The document describes how the Government intend to work with others to develop a transport decarbonisation plan in order to reduce transport emissions and ensure the challenge to reach net zero transport emissions by 2050 is met. The document also reviews existing climate policies in transport as well as existing forecasts of future transport emissions from each mode of transport, plus as a whole.

"Public transport and active travel will be the natural first choice for our daily activities," writes Transport Secretary Grant Shapps in the foreword. "We will use our cars less and be able to rely on a convenient, cost-effective and coherent public transport network."

The document goes on to list, "Accelerating modal shift to public and active transport," as the first of six strategic priorities for the plan, which seeks to deliver a net zero emissions transport system.

To achieve that, the DfT says it aims to...

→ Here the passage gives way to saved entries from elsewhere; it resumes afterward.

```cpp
int c3dgs_get_geom_layout(int32_t P, c3dgs_geom_layout* out)
{
    if (!out || P < 0) return fail(C3DGS_E_INVALID, "bad arguments");
    geom_layout(P, out);
    return C3DGS_OK;
}
int c3dgs_get_binning_layout(int32_t R, int32_t W, int32_t H, c3dgs_binning_layout* out)
{
    if (!out || R < 0 || W <= 0 || H <= 0) return fail(C3DGS_E_INVALID, "bad arguments");
    binning_layout(R, W, H, out);
    return C3DGS_OK;
}
int c3dgs_get_image_layout(int32_t W, int32_t H, c3dgs_image_layout* out)
{
    if (!out || W <= 0 || H <= 0) return fail(C3DGS_E_INVALID, "bad arguments");
    ImageLayout L; image_layout(W, H, &L);
    *out = L;
    return C3DGS_OK;
}
int c3dgs_get_compact_layout(int32_t R, int32_t W, int32_t H, c3dgs_compact_layout* out)
{
    if (!out || R < 0 || W <= 0 || H <= 0) return fail(C3DGS_E_INVALID, "bad arguments");
    c3dgs_binning_layout BL; binning_layout(R, W, H, &BL);
    const CompactBinLayout C = compact_bin_layout(R);
    ImageLayout IL; image_layout(W, H, &IL);
    out->cqm = BL.sort_temp + C.cqm; out->cid = BL.sort_temp + C.cid;
    out->tile_used_c = IL.tile_used_c; out->n_contrib_c = IL.n_contrib_c;
    return C3DGS_OK;
}
int c3dgs_get_backward_layout(int32_t P, int32_t R, c3dgs_backward_layout* out)
{
    if (!out || P < 0 || R < 0) return fail(C3DGS_E_INVALID, "bad arguments");
    backward_layout(P, R, out);
    return C3DGS_OK;
}
size_t c3dgs_backward_workspace_bytes(int32_t P, int32_t R)
{
    c3dgs_backward_layout L; backward_layout(P, R, &L);
    return L.total_bytes;
}

int c3dgs_mark_visible(int32_t P, const float* means3D, const float* viewmatrix, const float* projmatrix, uint8_t* present,
                       void* stream)
{
    (void)projmatrix;
    if (P < 0) return fail(C3DGS_E_INVALID, "P must be >= 0");
    if (P == 0) return C3DGS_OK;
    if (!means3D || !viewmatrix || !present) return fail(C3DGS_E_INVALID, "means3D, viewmatrix and present are required");
    C3DGS_TIMED_STAGE(ST_MARK_VISIBLE, 0, (hipStream_t)stream, launch_mark_visible(P, means3D, viewmatrix, present, (hipStream_t)stream));
    return C3DGS_OK;
}

int c3dgs_mark_visible_pose(int32_t P, const float* means3D, const float* extrinsic_vector, uint8_t* present, void* stream)
{
    if (P < 0) return fail(C3DGS_E_INVALID, "P must be >= 0");
    if (P == 0) return C3DGS_OK;
    if (!means3D || !extrinsic_vector || !present) return fail(C3DGS_E_INVALID, "means3D, extrinsic_vector and present are required");
    C3DGS_TIMED_STAGE(ST_MARK_VISIBLE, 0, (hipStream_t)stream, launch_mark_visible_pose(P, means3D, extrinsic_vector, present, (hipStream_t)stream));
    return C3DGS_OK;
}

int c3dgs_camera_from_pose(const float* extrinsic_vector, float inv_tan_half_fovx, float inv_tan_half_fovy, float* viewmatrix,
                           float* projmatrix, float* campos, void* stream)
{
    if (!extrinsic_vector || !viewmatrix || !projmatrix || !campos) return fail(C3DGS_E_INVALID, "camera_from_pose: NULL pointer");
    launch_camera_from_pose(extrinsic_vector, inv_tan_half_fovx, inv_tan_half_fovy, viewmatrix, projmatrix, campos, (hipStream_t)stream);
    C3DGS_STAGE("camera_from_pose", 0, (hipStream_t)stream);
    return C3DGS_OK;
}

int c3dgs_rasterize_gaussians(const c3dgs_raster_params* p, c3dgs_resize_fn geom_resize, void* geom_user,
                              c3dgs_resize_fn binning_resize, void* binning_user, c3dgs_resize_fn image_resize,
                              void* image_user, float* out_color, int32_t* radii, int32_t* num_rendered, void* stream)
{
    return forward_impl(p, false, geom_resize, geom_user, binning_resize, binning_user, image_resize, image_user, out_color,
                        radii, num_rendered, stream);
}

int c3dgs_rasterize_gaussians_indexed(const c3dgs_raster_params* p, c3dgs_resize_fn geom_resize, void* geom_user,
                                      c3dgs_resize_fn binning_resize, void* binning_user, c3dgs_resize_fn image_resize,
                                      void* image_user, float* out_color, int32_t* radii, int32_t* num_rendered, void* stream)
{
// ... 987 lines not shown
```

### c3dgs_amd/csrc/common.hpp

```cpp
#pragma once
#include <hip/hip_runtime.h>
#include <cstdint>
#include <cstddef>
#include <cstdio>
#include <cstring>
#include <string>

#include "../../include/c3dgs_hip.h"

namespace c3dgs {

constexpr int TILE = 16;
constexpr int TILE_PIX = 256;
constexpr int SPLAT_F4 = 3;
constexpr int PARTIAL_FLOATS = 9;
constexpr int BWD_LIST = 1024;

void set_error(const std::string& msg);
inline int fail(int code, const std::string& msg) { set_error(msg); return code; }

#define C3DGS_HIP_TRY(expr)                                                                         \
    do {                                                                                            \
        hipError_t e__ = (expr);                                                                    \
        if (e__ != hipSuccess)                                                                      \
// ... 33 lines not shown
{
    uint32_t msb = sizeof(n) * 4, step = msb;
    while (step > 1) {
        step /= 2;
        if (n >> msb) msb += step; else msb -= step;
    }
    if (n >> msb) msb++;
    return msb;
}

inline void geom_layout(int P, c3dgs_geom_layout* L)
{
    size_t o = 0, p = (size_t)(P > 0 ? P : 1);
    L->splat = o;             o = align_up(o + p * SPLAT_F4 * 16);
    L->depth_keys = o;        o = align_up(o + p * 4);
    L->depth_keys_sorted = o; o = align_up(o + p * 4);
    L->depth_order = o;       o = align_up(o + p * 4);
    L->sorted_offsets = o;    o = align_up(o + p * 8);
    L->inst_offset = o;       o = align_up(o + p * 4);
    L->rects = o;             o = align_up(o + p * 8);
    L->clamped = o;           o = align_up(o + p);
    L->block_base = o;        o = align_up(o + ((p + 255) / 256 + 2) * 4);
    L->depth_base = o;        o = align_up(o + ((p + 255) / 256 + 1) * 4);
    L->scan_temp = o;         L->scan_temp_bytes = scan_temp_bytes((int)p);
    o = align_up(o + L->scan_temp_bytes);
    L->total_bytes = o;
}

inline size_t geom_gtab_bytes(const c3dgs_raster_params& p) { return (p.g_indices && p.scales) ? align_up((size_t)(p.GS > 0 ? p.GS : 1) * 32) : 0; }

inline int tile_key_bytes_for(long long T) { return T > 65536 ? 4 : 2; }
inline int tile_key_bytes(int W, int H) { return tile_key_bytes_for((long long)tiles_x(W) * tiles_y(H)); }
inline int tile_sort_end_bit_for(long long T)
{
    const int msb = (int)higher_msb((uint32_t)T), kbits = 8 * tile_key_bytes_for(T);
    return msb < kbits ? msb : kbits;
}
inline int tile_sort_end_bit(int W, int H) { return tile_sort_end_bit_for((long long)tiles_x(W) * tiles_y(H)); }

inline void binning_layout(int R, int W, int H, c3dgs_binning_layout* L)
{
    size_t o = 0, r = (size_t)(R > 0 ? R : 1);
    const int end_bit = tile_sort_end_bit(W, H);
    const size_t kb = (size_t)tile_key_bytes(W, H);
    L->keys_unsorted = o;   o = align_up(o + r * kb);
    L->values_unsorted = o; o = align_up(o + r * 4);
    L->keys_sorted = o;     o = align_up(o + r * kb);
    L->point_list = o;      o = align_up(o + r * 4);
    L->sort_temp = o;       L->sort_temp_bytes = sort_temp_bytes((int)r, end_bit, (int)kb);
    o = align_up(o + L->sort_temp_bytes);
    L->total_bytes = o;
}

struct ImageLayout : c3dgs_image_layout { size_t tile_used_c, n_contrib_c; };
inline void image_layout(int W, int H, ImageLayout* L)
{
    size_t o = 0, n = (size_t)W * H, t = (size_t)tiles_x(W) * tiles_y(H);
    L->final_T = o;     o = align_up(o + n * 4);
    L->n_contrib = o;   o = align_up(o + n * 4);
    L->ranges = o;      o = align_up(o + t * 8);
    L->tile_used = o;   o = align_up(o + t * 4);
    L->tile_order = o;  o = align_up(o + t * 4);
    L->tile_used_c = o; o = align_up(o + t * 4);
    L->n_contrib_c = o; o = align_up(o + n * 4);
    L->total_bytes = o;
}

struct CompactBinLayout { size_t cqm, cid, bin_bytes; };
inline CompactBinLayout compact_bin_layout(int R)
{
    const size_t r = (size_t)(R > 0 ? R : 1);
    CompactBinLayout C;
    C.cqm = 0; C.cid = align_up(r); C.bin_bytes = C.cid + align_up(r * 4);
    return C;
}

inline void backward_layout(int P, int R, c3dgs_backward_layout* L)
{
    size_t o = 0, r = (size_t)(R > 0 ? R : 1), n_lists = ((size_t)(P > 0 ? P : 1) + BWD_LIST - 1) / BWD_LIST;
    L->partials = o;   o = align_up(o + r * PARTIAL_FLOATS * sizeof(float));
    L->touched = o;    o = align_up(o + r);
    L->live_ids = o;   o = align_up(o + n_lists * BWD_LIST * 4);
    L->live_slots = o; o = align_up(o + n_lists * BWD_LIST * 4);
    L->live_count = o; o = align_up(o + n_lists * 4);
    L->list_len = BWD_LIST;
    L->total_bytes = o;
}

struct DepthBackwardLayout { size_t dz, total_bytes; };
inline DepthBackwardLayout depth_backward_layout(int P, int R)
{
    c3dgs_backward_layout B; backward_layout(P, R, &B);
    const size_t r = (size_t)(R > 0 ? R : 1);
    DepthBackwardLayout L;
    L.dz = B.total_bytes;
    L.total_bytes = align_up(L.dz + r * sizeof(float));
    return L;
}

struct ContribSlot { float sum, max; uint32_t hits; };
struct ContribLayout { size_t slots, touched, touched_bytes, total_bytes; };
inline ContribLayout contrib_layout(int P, int R)
{
    (void)P;
    size_t o = 0, r = (size_t)(R > 0 ? R : 1);
    ContribLayout L;
    L.slots = o;   o = align_up(o + r * sizeof(ContribSlot));
    L.touched = o; o = align_up(o + r);
    L.touched_bytes = o - L.touched;
    L.total_bytes = o;
    return L;
}

struct ErrorLayout { size_t slots, touched, touched_bytes, total_bytes; };
inline ErrorLayout error_layout(int P, int R)
{
    (void)P;
    size_t o = 0, r = (size_t)(R > 0 ? R : 1);
    ErrorLayout L;
    L.slots = o;   o = align_up(o + r * sizeof(float));
    L.touched = o; o = align_up(o + r);
    L.touched_bytes = o - L.touched;
    L.total_bytes = o;
    return L;
}

constexpr int SPARSE_ADAM_SELECT_ROWS = 256;
struct SparseAdamLayout { size_t count, rows, block_base, total_bytes; };
inline SparseAdamLayout sparse_adam_layout(int64_t P)
{
    const size_t p = (size_t)(P > 0 ? P : 1);
    SparseAdamLayout L;
    size_t o = 0;
    L.count = o;      o = align_up(o + 4);
    L.rows = o;       o = align_up(o + p * 4);
    L.block_base = o; o = align_up(o + ((p + SPARSE_ADAM_SELECT_ROWS - 1) / SPARSE_ADAM_SELECT_ROWS + 2) * 4);
    L.total_bytes = o;
    return L;
}

struct GeomPtrs {
    float4* splat; uint32_t* depth_keys; uint32_t* depth_keys_sorted;
    uint32_t* depth_order; uint2* sorted_offsets; uint32_t* inst_offset; uint16_t* rects;
    uint8_t* clamped; uint32_t* block_base; uint32_t* depth_base; void* scan_temp; size_t scan_temp_bytes;
    float4* gtab;
};
struct BinPtrs {
    void* keys_unsorted; uint32_t* values_unsorted; void* keys_sorted; uint32_t* point_list;
    void* sort_temp; size_t sort_temp_bytes; int key_bytes;
};
struct ImgPtrs { float* final_T; uint32_t* n_contrib; uint2* ranges; uint32_t* tile_used; uint32_t* tile_order;
                 uint32_t* tile_used_c; uint32_t* n_contrib_c; };
struct CompactPtrs { uint8_t* cqm; uint32_t* cid; };
struct BwdPtrs { float* partials; uint8_t* touched; size_t touched_bytes;
                 uint32_t* live_ids; uint32_t* live_slots; uint32_t* live_count; };
struct ContribPtrs { ContribSlot* slots; uint8_t* touched; size_t touched_bytes; };
struct ErrorPtrs { float* slots; uint8_t* touched; size_t touched_bytes; };

inline GeomPtrs geom_ptrs(void* base, int P)
{
    c3dgs_geom_layout L; geom_layout(P, &L);
    char* b = (char*)base;
    return { (float4*)(b + L.splat), (uint32_t*)(b + L.depth_keys), (uint32_t*)(b + L.depth_keys_sorted), (uint32_t*)(b + L.depth_order),
             (uint2*)(b + L.sorted_offsets), (uint32_t*)(b + L.inst_offset), (uint16_t*)(b + L.rects),
             (uint8_t*)(b + L.clamped), (uint32_t*)(b + L.block_base), (uint32_t*)(b + L.depth_base), (void*)(b + L.scan_temp),
             L.scan_temp_bytes, (float4*)(b + L.total_bytes) };
}
inline BinPtrs bin_ptrs(void* base, int R, int W, int H)
{
    c3dgs_binning_layout L; binning_layout(R, W, H, &L);
    char* b = (char*)base;
    return { (void*)(b + L.keys_unsorted), (uint32_t*)(b + L.values_unsorted), (void*)(b + L.keys_sorted),
             (uint32_t*)(b + L.point_list), (void*)(b + L.sort_temp), L.sort_temp_bytes, tile_key_bytes(W, H) };
}
inline ImgPtrs img_ptrs(void* base, int W, int H)
{
    ImageLayout L; image_layout(W, H, &L);
    char* b = (char*)base;
    return { (float*)(b + L.final_T), (uint32_t*)(b + L.n_contrib), (uint2*)(b + L.ranges), (uint32_t*)(b + L.tile_used),
             (uint32_t*)(b + L.tile_order), (uint32_t*)(b + L.tile_used_c), (uint32_t*)(b + L.n_contrib_c) };
}
inline CompactPtrs compact_ptrs(const BinPtrs& bp, int R)
{
    const CompactBinLayout C = compact_bin_layout(R);
    return { (uint8_t*)bp.sort_temp + C.cqm, (uint32_t*)((char*)bp.sort_temp + C.cid) };
}
inline BwdPtrs bwd_ptrs(void* base, int P, int R)
{
    c3dgs_backward_layout L; backward_layout(P, R, &L);
    char* b = (char*)base;
    return { (float*)(b + L.partials), (uint8_t*)(b + L.touched), L.live_ids - L.touched,
             (uint32_t*)(b + L.live_ids), (uint32_t*)(b + L.live_slots), (uint32_t*)(b + L.live_count) };
}

inline ContribPtrs contrib_ptrs(void* base, int P, int R)
{
    const ContribLayout L = contrib_layout(P, R);
    char* b = (char*)base;
    return { (ContribSlot*)(b + L.slots), (uint8_t*)(b + L.touched), L.touched_bytes };
}

inline ErrorPtrs error_ptrs(void* base, int P, int R)
{
    const ErrorLayout L = error_layout(P, R);
    char* b = (char*)base;
    return { (float*)(b + L.slots), (uint8_t*)(b + L.touched), L.touched_bytes };
}
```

  • Help make public transport and active travel the natural first choice for daily activities
  • Support fewer car trips through a coherent, convenient and cost-effective public network; and explore how we might use cars differently in future
  • Encourage cycling and walking for short journeys
  • Explore how to best support the behaviour change required
 
Transport Secretary Grant Shapps said: "Public transport and active travel will be the natural first choice for our daily activities. We will use our cars less and be able to rely on a convenient, cost-effective and coherent public transport network."
 
"Public transport and active travel will be the natural first choice for our daily activities"
 
 
Mr Shapps said the shift in emphasis away from driving - where possible - could improve people's health, create better places to live and travel in, and also promote clean economic growth.

Cycling UK policy director Roger Geffen commented: "It's absolutely amazing. This makes Grant Shapps the first government minister in the UK to talk about traffic reduction since John Prescott tried (and failed) to achieve this aim in the late 1990s.

"There are some holes in the document, but it suggests that the government really does seem to be taking climate change seriously."

Former Commons Transport Chair Lilian Greenwood said the contents were, "incredibly welcome if the rhetoric matches the reality," but pointed out that would require a significant change in investment.

"Right now all our energies are on tackling the coronavirus but when we come out the other side we have an equally serious emergency because emissions from transport have to be tackled if we are serious about turning around the future of the planet for coming generations.

"It's great if the first choice is to be public transport and active transport - but that does mean the government has to change radically investment."

​The transport decarbonisation plan will be published in later in 2020.